The records below hold a stretch from the line with "CK(canon.alloc(nk * 4));" through the line with "ord1.as<uint32_t>(), n32, sig_g.as<uint64_t>());"; return exactly those lines, ends included, and nothing more.

┌─ Source material

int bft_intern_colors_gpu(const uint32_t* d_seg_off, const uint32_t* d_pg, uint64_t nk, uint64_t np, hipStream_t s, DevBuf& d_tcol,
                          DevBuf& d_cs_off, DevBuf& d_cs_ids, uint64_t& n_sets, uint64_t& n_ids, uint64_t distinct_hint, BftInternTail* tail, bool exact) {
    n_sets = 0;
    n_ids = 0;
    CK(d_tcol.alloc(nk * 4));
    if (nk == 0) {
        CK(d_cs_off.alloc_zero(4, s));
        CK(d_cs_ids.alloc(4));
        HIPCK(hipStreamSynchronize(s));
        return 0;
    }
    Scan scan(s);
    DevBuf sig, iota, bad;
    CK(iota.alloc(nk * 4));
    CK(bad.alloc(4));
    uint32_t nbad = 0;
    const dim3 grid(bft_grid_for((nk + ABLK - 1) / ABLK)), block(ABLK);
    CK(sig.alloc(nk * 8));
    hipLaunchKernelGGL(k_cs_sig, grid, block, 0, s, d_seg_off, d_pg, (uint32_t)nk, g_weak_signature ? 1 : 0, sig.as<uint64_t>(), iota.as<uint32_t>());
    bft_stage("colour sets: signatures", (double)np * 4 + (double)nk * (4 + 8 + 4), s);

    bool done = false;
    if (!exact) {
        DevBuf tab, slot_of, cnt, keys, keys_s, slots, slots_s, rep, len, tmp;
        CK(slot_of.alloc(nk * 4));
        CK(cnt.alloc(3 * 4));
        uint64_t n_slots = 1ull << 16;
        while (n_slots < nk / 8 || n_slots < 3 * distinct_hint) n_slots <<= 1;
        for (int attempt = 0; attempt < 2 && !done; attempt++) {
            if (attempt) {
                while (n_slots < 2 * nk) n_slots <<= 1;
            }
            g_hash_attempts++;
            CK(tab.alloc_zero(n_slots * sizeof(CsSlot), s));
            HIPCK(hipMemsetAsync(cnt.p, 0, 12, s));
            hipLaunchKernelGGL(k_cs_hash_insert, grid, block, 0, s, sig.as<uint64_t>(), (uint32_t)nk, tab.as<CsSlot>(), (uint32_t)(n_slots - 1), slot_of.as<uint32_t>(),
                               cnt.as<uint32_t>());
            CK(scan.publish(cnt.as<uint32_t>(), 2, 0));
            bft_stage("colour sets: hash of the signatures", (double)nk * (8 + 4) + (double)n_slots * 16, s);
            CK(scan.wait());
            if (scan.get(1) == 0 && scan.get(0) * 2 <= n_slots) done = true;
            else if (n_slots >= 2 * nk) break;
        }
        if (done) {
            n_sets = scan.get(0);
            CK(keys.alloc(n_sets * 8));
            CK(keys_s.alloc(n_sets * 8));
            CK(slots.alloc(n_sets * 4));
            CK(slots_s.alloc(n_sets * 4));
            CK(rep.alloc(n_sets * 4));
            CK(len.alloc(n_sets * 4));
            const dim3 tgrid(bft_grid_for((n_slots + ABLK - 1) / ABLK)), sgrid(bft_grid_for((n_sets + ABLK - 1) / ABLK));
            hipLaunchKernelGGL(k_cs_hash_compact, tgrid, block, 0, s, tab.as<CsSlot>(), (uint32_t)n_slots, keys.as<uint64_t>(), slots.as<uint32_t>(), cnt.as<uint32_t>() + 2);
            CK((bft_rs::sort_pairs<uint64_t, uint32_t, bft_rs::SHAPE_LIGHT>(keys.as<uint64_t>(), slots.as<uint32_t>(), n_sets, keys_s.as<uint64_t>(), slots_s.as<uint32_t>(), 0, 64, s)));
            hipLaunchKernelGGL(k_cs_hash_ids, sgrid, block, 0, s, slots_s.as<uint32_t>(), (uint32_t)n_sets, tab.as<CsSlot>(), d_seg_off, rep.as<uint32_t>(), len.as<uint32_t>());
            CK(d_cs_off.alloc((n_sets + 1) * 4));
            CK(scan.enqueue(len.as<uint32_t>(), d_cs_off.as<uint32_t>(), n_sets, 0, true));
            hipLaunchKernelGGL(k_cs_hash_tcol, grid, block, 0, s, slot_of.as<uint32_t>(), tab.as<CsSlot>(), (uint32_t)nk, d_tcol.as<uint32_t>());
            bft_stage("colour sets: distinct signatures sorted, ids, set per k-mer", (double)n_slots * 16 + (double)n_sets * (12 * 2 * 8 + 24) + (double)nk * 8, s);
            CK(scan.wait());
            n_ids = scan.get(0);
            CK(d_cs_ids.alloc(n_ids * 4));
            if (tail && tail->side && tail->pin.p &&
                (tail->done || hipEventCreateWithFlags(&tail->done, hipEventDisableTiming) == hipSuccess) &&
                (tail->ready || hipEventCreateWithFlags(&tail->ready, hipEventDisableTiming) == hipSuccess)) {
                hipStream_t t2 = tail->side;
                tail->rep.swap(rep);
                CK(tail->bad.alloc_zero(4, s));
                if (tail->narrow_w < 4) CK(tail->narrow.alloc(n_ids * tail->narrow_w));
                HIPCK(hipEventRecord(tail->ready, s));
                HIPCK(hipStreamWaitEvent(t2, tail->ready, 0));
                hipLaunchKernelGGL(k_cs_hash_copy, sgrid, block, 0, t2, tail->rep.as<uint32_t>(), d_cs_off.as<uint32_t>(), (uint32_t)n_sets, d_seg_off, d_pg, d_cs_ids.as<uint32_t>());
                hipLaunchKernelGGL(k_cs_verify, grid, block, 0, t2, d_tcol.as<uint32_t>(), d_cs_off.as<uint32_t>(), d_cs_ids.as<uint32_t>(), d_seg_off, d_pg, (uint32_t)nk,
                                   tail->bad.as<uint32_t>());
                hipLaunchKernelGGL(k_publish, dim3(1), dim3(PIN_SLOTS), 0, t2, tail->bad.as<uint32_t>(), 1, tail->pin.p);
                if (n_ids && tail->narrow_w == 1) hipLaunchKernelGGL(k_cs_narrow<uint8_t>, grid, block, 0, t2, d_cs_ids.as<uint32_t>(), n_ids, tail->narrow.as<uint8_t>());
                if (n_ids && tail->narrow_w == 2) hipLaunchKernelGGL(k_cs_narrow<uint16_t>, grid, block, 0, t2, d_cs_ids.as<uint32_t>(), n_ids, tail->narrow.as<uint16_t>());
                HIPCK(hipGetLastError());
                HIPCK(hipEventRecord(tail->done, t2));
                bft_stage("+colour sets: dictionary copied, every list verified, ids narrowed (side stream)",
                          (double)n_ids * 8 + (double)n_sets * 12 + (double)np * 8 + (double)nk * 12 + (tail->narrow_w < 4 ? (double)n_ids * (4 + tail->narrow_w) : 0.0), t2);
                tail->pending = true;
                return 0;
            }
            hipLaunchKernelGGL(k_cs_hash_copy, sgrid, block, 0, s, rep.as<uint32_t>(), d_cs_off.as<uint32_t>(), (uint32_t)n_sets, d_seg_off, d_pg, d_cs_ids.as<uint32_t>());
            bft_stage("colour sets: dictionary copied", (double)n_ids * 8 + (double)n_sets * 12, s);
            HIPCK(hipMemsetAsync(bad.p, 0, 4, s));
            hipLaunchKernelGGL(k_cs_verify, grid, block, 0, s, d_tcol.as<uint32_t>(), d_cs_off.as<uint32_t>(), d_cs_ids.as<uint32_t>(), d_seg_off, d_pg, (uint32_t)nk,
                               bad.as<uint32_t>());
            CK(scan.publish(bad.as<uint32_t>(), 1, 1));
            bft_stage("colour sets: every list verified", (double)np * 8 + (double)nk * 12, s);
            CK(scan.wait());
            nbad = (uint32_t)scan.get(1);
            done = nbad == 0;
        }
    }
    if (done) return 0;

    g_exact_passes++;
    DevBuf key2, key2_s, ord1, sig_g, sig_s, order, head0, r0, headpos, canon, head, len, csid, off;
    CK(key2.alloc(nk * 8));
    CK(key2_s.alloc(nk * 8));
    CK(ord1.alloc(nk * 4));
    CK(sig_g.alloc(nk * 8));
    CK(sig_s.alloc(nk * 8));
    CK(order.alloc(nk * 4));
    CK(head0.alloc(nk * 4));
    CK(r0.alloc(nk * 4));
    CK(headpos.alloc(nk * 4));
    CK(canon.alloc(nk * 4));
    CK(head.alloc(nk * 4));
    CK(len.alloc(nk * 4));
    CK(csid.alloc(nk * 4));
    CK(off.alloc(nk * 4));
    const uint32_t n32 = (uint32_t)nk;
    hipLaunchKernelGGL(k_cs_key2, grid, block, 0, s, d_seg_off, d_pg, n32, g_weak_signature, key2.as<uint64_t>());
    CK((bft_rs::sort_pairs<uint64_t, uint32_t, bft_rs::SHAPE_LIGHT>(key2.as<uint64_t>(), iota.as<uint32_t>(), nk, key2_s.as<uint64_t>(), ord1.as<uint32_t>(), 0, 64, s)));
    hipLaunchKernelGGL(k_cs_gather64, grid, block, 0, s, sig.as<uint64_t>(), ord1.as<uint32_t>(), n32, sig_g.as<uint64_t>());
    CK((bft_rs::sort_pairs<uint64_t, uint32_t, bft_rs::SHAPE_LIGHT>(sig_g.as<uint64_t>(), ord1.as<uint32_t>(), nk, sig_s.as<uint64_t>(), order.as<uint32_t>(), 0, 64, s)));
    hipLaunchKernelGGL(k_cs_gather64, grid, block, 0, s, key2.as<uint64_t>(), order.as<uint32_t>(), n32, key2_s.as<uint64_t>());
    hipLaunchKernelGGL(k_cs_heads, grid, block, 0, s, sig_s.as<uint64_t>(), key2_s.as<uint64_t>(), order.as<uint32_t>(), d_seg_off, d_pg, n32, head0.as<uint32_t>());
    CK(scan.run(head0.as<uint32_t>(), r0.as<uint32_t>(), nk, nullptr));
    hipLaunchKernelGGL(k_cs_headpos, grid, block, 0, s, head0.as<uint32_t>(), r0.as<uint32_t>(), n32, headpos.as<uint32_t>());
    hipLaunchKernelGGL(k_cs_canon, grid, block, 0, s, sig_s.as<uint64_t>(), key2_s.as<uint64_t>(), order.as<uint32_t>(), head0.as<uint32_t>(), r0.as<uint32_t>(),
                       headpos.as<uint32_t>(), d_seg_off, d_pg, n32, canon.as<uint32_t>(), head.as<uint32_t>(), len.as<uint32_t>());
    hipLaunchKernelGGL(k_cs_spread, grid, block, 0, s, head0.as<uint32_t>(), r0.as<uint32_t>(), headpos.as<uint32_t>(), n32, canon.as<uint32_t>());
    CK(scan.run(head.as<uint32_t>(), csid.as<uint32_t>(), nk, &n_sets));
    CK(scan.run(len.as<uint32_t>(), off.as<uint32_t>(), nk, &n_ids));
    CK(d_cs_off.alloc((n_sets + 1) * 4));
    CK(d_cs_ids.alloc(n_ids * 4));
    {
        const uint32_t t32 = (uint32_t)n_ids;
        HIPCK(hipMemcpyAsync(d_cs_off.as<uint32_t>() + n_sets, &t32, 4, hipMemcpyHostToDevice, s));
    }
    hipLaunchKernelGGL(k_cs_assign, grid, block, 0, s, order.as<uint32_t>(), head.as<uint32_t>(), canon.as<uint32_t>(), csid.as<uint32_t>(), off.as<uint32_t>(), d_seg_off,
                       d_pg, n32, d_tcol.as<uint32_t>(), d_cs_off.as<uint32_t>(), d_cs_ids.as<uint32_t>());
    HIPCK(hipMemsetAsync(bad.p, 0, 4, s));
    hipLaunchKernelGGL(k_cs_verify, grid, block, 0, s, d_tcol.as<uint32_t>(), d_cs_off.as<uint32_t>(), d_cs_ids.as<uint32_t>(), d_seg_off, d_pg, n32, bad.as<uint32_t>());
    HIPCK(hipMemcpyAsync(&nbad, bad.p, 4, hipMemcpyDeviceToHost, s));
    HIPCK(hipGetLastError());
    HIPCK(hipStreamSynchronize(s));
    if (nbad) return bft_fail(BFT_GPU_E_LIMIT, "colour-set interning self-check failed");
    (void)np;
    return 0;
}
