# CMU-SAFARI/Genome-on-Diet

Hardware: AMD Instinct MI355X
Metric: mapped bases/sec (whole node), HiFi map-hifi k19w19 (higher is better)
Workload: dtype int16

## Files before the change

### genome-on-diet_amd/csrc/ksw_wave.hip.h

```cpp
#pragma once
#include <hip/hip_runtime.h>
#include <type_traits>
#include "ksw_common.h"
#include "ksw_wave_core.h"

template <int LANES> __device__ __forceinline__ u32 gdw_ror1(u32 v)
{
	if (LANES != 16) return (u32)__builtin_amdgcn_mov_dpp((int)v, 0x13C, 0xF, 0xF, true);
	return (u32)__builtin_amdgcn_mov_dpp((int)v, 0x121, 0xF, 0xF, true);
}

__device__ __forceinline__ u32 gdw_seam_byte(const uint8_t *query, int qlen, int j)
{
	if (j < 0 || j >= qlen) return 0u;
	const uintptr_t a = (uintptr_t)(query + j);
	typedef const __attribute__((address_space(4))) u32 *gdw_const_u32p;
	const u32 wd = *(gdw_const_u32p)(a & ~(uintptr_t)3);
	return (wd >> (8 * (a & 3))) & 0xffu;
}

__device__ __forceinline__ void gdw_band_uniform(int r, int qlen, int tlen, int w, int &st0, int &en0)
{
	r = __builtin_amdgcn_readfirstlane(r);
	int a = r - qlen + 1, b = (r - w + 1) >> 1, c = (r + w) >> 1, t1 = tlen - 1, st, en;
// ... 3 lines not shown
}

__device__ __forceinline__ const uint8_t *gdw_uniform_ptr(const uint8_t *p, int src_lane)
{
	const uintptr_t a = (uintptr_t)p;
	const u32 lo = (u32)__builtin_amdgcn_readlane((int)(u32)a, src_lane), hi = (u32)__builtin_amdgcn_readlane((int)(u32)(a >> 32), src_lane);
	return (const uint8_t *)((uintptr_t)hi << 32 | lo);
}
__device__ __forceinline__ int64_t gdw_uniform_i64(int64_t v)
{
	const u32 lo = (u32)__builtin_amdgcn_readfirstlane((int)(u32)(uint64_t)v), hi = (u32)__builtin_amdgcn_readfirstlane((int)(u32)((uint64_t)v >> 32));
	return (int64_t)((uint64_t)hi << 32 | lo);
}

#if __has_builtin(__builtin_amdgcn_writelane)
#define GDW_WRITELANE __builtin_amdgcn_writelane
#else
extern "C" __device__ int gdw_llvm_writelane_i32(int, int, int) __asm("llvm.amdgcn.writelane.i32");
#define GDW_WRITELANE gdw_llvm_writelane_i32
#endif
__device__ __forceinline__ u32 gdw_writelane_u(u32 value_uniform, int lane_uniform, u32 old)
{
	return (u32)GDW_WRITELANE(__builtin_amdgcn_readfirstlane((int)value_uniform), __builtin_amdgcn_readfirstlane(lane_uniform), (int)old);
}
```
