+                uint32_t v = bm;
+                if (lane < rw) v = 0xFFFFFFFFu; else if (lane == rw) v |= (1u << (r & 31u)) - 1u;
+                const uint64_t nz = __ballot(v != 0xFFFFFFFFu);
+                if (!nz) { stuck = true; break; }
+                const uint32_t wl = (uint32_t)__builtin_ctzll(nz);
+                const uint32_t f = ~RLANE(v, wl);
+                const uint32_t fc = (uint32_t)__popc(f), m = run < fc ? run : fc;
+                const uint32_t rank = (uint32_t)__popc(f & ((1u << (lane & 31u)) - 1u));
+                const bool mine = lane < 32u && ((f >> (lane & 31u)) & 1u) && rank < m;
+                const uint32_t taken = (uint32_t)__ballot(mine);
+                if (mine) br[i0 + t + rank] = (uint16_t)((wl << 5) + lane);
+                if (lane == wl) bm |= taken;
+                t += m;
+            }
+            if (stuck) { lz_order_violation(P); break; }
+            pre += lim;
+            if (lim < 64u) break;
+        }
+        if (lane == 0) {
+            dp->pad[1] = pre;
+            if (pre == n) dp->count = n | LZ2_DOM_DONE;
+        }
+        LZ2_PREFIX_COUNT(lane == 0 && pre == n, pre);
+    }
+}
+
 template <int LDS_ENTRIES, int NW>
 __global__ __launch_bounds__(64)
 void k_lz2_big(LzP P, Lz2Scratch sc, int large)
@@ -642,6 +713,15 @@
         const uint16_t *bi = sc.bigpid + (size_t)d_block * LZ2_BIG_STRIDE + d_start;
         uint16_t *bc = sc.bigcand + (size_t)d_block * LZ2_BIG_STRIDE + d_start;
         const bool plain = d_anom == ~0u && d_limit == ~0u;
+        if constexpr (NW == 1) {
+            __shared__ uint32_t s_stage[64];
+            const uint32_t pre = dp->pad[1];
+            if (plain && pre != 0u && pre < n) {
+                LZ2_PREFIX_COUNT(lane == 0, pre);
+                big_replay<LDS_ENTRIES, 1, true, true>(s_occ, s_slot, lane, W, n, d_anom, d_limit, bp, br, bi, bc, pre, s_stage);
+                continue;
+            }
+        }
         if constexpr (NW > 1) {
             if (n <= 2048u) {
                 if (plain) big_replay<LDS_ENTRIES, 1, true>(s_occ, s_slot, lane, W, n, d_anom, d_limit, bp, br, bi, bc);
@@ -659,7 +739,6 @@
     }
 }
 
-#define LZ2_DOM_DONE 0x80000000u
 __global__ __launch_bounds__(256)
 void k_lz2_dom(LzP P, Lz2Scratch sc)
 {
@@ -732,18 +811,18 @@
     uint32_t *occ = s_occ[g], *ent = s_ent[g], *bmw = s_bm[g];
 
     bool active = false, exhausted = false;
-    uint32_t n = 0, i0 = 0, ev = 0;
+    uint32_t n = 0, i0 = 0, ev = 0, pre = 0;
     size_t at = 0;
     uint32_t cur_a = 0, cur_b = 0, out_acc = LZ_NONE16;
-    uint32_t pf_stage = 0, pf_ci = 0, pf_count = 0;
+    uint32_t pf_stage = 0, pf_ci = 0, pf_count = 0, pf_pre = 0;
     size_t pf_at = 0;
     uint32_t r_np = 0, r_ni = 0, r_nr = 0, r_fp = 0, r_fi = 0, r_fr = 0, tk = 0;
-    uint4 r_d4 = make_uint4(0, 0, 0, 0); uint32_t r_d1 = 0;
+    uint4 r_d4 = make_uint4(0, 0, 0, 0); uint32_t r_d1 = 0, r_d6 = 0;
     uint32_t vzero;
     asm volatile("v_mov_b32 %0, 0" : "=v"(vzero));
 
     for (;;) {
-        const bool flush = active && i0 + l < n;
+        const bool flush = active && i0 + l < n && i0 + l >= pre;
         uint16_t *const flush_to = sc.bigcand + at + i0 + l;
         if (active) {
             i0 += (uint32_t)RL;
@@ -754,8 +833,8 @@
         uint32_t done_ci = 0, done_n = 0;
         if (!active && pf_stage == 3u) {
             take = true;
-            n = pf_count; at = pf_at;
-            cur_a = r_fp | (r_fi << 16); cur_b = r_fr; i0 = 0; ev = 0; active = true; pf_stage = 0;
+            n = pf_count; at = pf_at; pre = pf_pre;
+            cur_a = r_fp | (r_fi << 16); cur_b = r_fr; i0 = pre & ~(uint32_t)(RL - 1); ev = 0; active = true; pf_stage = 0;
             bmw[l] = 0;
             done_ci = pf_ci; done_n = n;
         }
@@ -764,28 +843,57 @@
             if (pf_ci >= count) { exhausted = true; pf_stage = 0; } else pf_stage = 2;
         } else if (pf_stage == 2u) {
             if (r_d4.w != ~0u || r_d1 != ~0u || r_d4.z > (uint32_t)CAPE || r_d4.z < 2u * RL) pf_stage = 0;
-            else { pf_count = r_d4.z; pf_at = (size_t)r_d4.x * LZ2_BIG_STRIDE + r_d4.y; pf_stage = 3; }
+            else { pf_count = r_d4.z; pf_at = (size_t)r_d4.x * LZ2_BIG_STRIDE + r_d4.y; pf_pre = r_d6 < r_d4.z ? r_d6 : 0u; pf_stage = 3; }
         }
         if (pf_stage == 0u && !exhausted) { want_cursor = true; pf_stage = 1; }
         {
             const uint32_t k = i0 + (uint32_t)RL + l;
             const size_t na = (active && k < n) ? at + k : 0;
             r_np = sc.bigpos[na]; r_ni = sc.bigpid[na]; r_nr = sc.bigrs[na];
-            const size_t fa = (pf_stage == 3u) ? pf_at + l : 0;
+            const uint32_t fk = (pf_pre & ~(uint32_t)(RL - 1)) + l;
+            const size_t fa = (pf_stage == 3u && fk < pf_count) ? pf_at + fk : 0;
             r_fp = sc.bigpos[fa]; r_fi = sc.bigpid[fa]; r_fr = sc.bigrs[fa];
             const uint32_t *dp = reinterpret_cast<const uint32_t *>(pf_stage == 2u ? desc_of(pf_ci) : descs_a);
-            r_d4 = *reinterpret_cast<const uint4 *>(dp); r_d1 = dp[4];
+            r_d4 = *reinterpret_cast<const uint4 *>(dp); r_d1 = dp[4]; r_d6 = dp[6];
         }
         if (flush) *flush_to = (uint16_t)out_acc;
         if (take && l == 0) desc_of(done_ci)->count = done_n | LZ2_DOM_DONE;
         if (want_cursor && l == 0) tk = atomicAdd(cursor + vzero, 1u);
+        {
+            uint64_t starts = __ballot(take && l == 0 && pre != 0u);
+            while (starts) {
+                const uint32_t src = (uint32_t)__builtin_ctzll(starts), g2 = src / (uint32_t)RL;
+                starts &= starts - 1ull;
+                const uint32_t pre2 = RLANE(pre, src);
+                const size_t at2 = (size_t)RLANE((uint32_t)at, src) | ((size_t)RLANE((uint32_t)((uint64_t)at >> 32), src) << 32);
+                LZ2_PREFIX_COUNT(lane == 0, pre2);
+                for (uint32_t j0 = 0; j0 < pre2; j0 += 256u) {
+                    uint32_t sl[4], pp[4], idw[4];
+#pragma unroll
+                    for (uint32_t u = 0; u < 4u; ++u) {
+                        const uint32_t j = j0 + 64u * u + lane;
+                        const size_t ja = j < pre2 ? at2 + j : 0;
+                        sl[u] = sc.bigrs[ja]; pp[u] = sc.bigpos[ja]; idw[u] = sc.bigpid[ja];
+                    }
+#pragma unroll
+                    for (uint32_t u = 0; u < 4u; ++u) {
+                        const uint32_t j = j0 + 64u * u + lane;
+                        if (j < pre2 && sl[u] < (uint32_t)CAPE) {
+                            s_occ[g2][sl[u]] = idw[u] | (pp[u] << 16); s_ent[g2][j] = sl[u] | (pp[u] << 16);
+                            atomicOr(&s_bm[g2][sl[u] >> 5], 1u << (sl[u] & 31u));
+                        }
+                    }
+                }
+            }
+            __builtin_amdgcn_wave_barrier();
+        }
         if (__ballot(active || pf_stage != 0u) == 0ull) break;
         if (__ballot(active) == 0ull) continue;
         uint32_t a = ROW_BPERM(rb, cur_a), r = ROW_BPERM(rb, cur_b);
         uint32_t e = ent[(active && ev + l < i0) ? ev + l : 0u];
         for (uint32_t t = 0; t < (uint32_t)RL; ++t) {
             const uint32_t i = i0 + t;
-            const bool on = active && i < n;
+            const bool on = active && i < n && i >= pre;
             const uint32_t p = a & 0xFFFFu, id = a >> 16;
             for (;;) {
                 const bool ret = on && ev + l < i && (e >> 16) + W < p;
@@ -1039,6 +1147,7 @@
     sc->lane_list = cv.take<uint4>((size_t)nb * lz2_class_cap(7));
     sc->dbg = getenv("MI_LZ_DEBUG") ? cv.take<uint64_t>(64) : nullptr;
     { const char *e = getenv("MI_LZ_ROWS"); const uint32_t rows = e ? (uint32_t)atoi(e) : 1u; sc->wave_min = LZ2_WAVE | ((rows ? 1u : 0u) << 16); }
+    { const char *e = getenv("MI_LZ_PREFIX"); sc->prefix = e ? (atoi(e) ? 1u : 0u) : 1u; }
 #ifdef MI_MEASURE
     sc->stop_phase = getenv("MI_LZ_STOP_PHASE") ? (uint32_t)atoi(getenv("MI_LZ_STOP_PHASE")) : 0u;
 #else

└─

Exercise solution:
    CK(canon.alloc(nk * 4));
    CK(head.alloc(nk * 4));
    CK(len.alloc(nk * 4));
    CK(csid.alloc(nk * 4));
    CK(off.alloc(nk * 4));
    const uint32_t n32 = (uint32_t)nk;
    hipLaunchKernelGGL(k_cs_key2, grid, block, 0, s, d_seg_off, d_pg, n32, g_weak_signature, key2.as<uint64_t>());
    CK((bft_rs::sort_pairs<uint64_t, uint32_t, bft_rs::SHAPE_LIGHT>(key2.as<uint64_t>(), iota.as<uint32_t>(), nk, key2_s.as<uint64_t>(), ord1.as<uint32_t>(), 0, 64, s)));
    hipLaunchKernelGGL(k_cs_gather64, grid, block, 0, s, sig.as<uint64_t>(), ord1.as<uint32_t>(), n32, sig_g.as<uint64_t>());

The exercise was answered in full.